Когда Карл вошел в кабинет Бёрнштейна, тот не встал из-за стола и даже не поднял на Карла глаза.
– Садитесь, доктор Маркс, – сказал он. – И приготовьтесь выслушать неприятное, очень неприятное для всех нас известие. – С этими словами он взглянул на Карла, и тот понял, что Бёрнштейн не шутит.
– Я готов, – ответил Карл, садясь напротив Бёрнштейна. – Что произошло?
– Сегодня рано утром ко мне на квартиру явился полицейский комиссар и зачитал мне декрет префекта полиции, согласно которому я, то есть Анри Бёрнштейн, как написано там, должен покинуть Париж в течение двадцати четырех часов и территорию Франции – в течение трех дней. Как вам это нравится, доктор Маркс?
– Суровый декрет, – ответил Карл. – На каком же основании он издан?
– На основании предписания министра внутренних дел Франции господина Дюшателя.
– Значит, фон Арним добился своего и Гизо по просьбе нашего просвещенного прусского короля решился прихлопнуть вас?
– Не только меня, доктор Маркс. Когда б только меня, я не стал бы тревожить вас.
– Понимаю. Вас, меня и кого еще?
– Двенадцать сотрудников нашей покойной «Форвертс» получат этот декрет.
– И Генрих Гейне?
– Слава Гейне не защитила его, доктор Маркс.
– Худо дело. Если уж слава Гейне не смогла защитить его, то нас, пожалуй, ничто не защитит. Значит, и Бакунин, и Гервег, и Бернайс, который сидит в тюрьме?
– Да. И доктор Руге тоже.
– И Руге? – удивился Карл.
– И Руге. Кстати, вам известен его адрес?
– Да.
– В таком случае не можете ли вы, доктор Маркс, сообщить ему об этой неприятности? Всем другим сообщу я.

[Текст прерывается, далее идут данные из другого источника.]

template <int ROW>
__global__ __launch_bounds__(256, 4) void dp_fused_kernel(DpDev P, const double* __restrict__ pair_tab,
                                                          const double* __restrict__ obs_s,
                                                          const double* __restrict__ obs_l,
                                                          const int* __restrict__ n_obs,
                                                          const double* __restrict__ start,
                                                          double* __restrict__ rows_out,
                                                          double* __restrict__ min_cost_out,
                                                          int* __restrict__ status_out, int nc) {
    extern __shared__ __attribute__((aligned(16))) double lds[];
    const int row = ROW > 0 ? ROW : P.row, rr = row * row;
    const FusedLds L = fused_lds(row, P.col, P.S, P.max_obs, nc);
    unsigned char* base_b = reinterpret_cast<unsigned char*>(lds);
    double* tab = lds;
    double* t_smp = reinterpret_cast<double*>(base_b + L.off_smp);
    double* t_obs_s = reinterpret_cast<double*>(base_b + L.off_obs_s);
    double* t_obs_l = reinterpret_cast<double*>(base_b + L.off_obs_l);
    double* buf = reinterpret_cast<double*>(base_b + L.off_buf);
    double* front = reinterpret_cast<double*>(base_b + L.off_front);
    unsigned char* pre = base_b + L.off_pre;
    int* ctr = reinterpret_cast<int*>(base_b + L.off_ctr);
    const int tile = blockIdx.x, tid = threadIdx.x, lane = tid & 63;
    const int wave = __builtin_amdgcn_readfirstlane(tid >> 6);

    for (int x = tid; x < kTableFields * rr; x += blockDim.x) tab[x] = pair_tab[x];
    if (tid < kTableTail) t_smp[tid] = pair_tab[kTableFields * rr + tid];
    for (int x = tid; x < P.S * P.max_obs; x += blockDim.x) {
        const int sc = x / P.max_obs, m = x - sc * P.max_obs;
        const int bb = tile * P.S + sc;
        t_obs_s[x] = (bb < P.B) ? obs_s[(size_t)bb * P.max_obs + m] : 0.0;
        t_obs_l[x] = (bb < P.B) ? obs_l[(size_t)bb * P.max_obs + m] : 0.0;
    }
    if (tid < 2) ctr[tid] = 0;
    __syncthreads();

    const int s = lane / row, i = lane - s * row;
    const int b = tile * P.S + s;
    const bool live = (lane < P.S * row) && (b < P.B);
    const int sl = live ? s : 0;
    const double ps = live ? start[b * 4 + 0] : 0.0;
    const int nob = live ? min(max(n_obs[b], 0), P.max_obs) : 0;
    const double* my_obs_s = t_obs_s + sl * P.max_obs;
    const double* my_obs_l = t_obs_l + sl * P.max_obs;
    const int base = s * row;
    const bool left = i < (row >> 1);
    const double INF = __builtin_inf();
    const double pen = left ? kLanePenalty : 0.0;

    double cost = INF;
    constexpr int HR = ROW > 0 ? ROW : 1;
    double held[HR], held_best = INF;
    int held_j = 0;
#pragma unroll
    for (int k = 0; k < HR; ++k) held[k] = INF;
    auto publish = [&]() {
        front[lane] = cost;
        __builtin_amdgcn_wave_barrier();
    };
    auto settle = [&]() {
        if constexpr (ROW > 0) {
            int arg = ROW - 1;
#pragma unroll
            for (int k = ROW - 2; k >= 0; --k) arg = (held[k] == held_best) ? k : arg;
            if (held_j > 0) pre[held_j * 64 + lane] = (unsigned char)((held_best < INF) ? arg : 1);
        }
    };
    auto relax_col = [&](const double* e , int j) {
        if constexpr (ROW > 0) {
            publish();
            double cand[ROW];
#pragma unroll
            for (int k = 0; k < ROW; ++k) cand[k] = front[base + k];
            settle();
#pragma unroll
            for (int k = 0; k < ROW; ++k) cand[k] = (cand[k] + e[k * 64]) + pen;
            double tree[ROW];
#pragma unroll
            for (int k = 0; k < ROW; ++k) tree[k] = cand[k];
#pragma unroll
            for (int span = 1; span < ROW; span <<= 1) {
#pragma unroll
                for (int k = 0; k + span < ROW; k += 2 * span) tree[k] = __builtin_fmin(tree[k], tree[k + span]);
            }
            cost = __builtin_fmin(tree[0], INF);
#pragma unroll
            for (int k = 0; k < ROW; ++k) held[k] = cand[k];
            held_best = cost;
            held_j = j;
        } else {
            double best = INF;
            int arg = 1;
            publish();
            for (int k = 0; k < row; ++k) {
                double cand = front[base + k] + e[k * 64];
                if (left) cand = cand + kLanePenalty;
                if (cand < best) {
                    best = cand;
                    arg = k;
                }
            }
            cost = best;
            pre[j * 64 + lane] = (unsigned char)arg;
        }
    };

    if (wave == 0 && live) {
        const Quintic q = quintic_shifted(start[b * 4 + 1], start[b * 4 + 2], start[b * 4 + 3], lattice_l(row, i, P.sample_l),
                                          P.sample_s);
        cost = segment_cost(q, ps, P.sample_s, my_obs_s, my_obs_l, nob, P.w_coll, P.w0, P.w1, P.w2, P.w_ref);
        if (left) cost = cost + kLanePenalty;
    }

    const int ncol = P.col - 1;
    const int nchunks = (ncol + nc - 1) / nc;
    for (int c = 0; c < nchunks; ++c) {
        const int par = c & 1;
        const int j0 = 1 + c * nc;
        const int cols = min(nc, P.col - j0);
        double* cbuf = buf + (size_t)par * nc * row * 64;
        if (tid == 0) ctr[par ^ 1] = 0;
        for (;;) {
            int jj = 0;
            if (lane == 0) jj = atomicAdd(&ctr[par], 1);
            jj = __builtin_amdgcn_readfirstlane(jj);
            if (jj >= cols) break;
            double* dst = cbuf + (size_t)jj * row * 64 + lane;
            if (live) dp_edge_column(P, j0 + jj, i, ps, nob, tab, t_smp, my_obs_s, my_obs_l, [&](int k, double v) { dst[k * 64] = v; });
        }
        __syncthreads();
        if (wave == 0)
            for (int jj = 0; jj < cols; ++jj) relax_col(cbuf + (size_t)jj * row * 64 + lane, j0 + jj);
    }
    if (wave != 0) return;
    settle();

    double best = INF;
    int arg = 0;
    bool first = true;
    publish();
    for (int k = 0; k < row; ++k) {
        const double ck = front[base + k];
        if (first || ck < best) {
            best = ck;
            arg = k;
            first = false;
        }
    }
    __builtin_amdgcn_wave_barrier();
    if (live && i == 0) {
        const bool bypass = n_obs[b] <= 0;
        double* out = rows_out + (size_t)b * P.col;
        if (bypass) {
            const double centre = (double)(row + 1) / 2.0 - 1.0;
            for (int j = 0; j < P.col; ++j) out[j] = centre;
            if (min_cost_out) min_cost_out[b] = INF;
            status_out[b] = 0;
        } else {
            int idx = arg;
            out[P.col - 1] = (double)idx;
            for (int j = P.col - 1; j >= 1; --j) {
                idx = pre[j * 64 + base + idx];
                out[j - 1] = (double)idx;
            }
            if (min_cost_out) min_cost_out[b] = best;
            status_out[b] = (best > P.w_coll) ? 1 : 0;
        }
    }
}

– Ладно, – согласился Карл. – Думаю, что узнать о решении Дюшателя от меня ему будет крайне неприятно.
– Хотя бы это.
– Я вас не понял, Генрих.
– Я сказал, что хотя бы это, так как думаю, что Руге благополучно выпутается из этой истории.
– Каким образом?
– Не знаю, каким образом, но знаю, что выпутается. Спорим на вашу часть взноса в уплату штрафа за Бернайса. Я намерен спорить со всеми, кто внес за него деньги, чтобы таким образом не быть должником. Хитер?
– Хитер, – сознался Карл.
– Так спорим?
– Спорим.
– Считайте, что вы уже проиграли.
– Что вы намерены теперь делать? – спросил Карл, с замиранием сердца подумав о том, что он скажет Женни.
– Я уже кое-что сделал, – похвастался Бёрнштейн. – Я уже побывал в палате депутатов, вызвал адвоката и редактора газеты «Ла Реформ» и рассказал им обо всей этой грязной истории. И редактор, и адвокат возмущены в высшей степени. Они решили направить депутатский запрос кабинету Гизо, обвинив его в том, что он раболепствует перед чужим правительством. Завтра «Ла Реформ» и другие оппозиционные газеты поднимут ужасный шум. Еще не все проиграно, доктор Маркс. Вы довольны?
– Я доволен, – вздохнул Карл. – У меня будет чем утешить жену.
Письмо Арнольду Руге Карл написал здесь же, в редакции, и отправил его на улицу Нотр-Дам де Лоретт.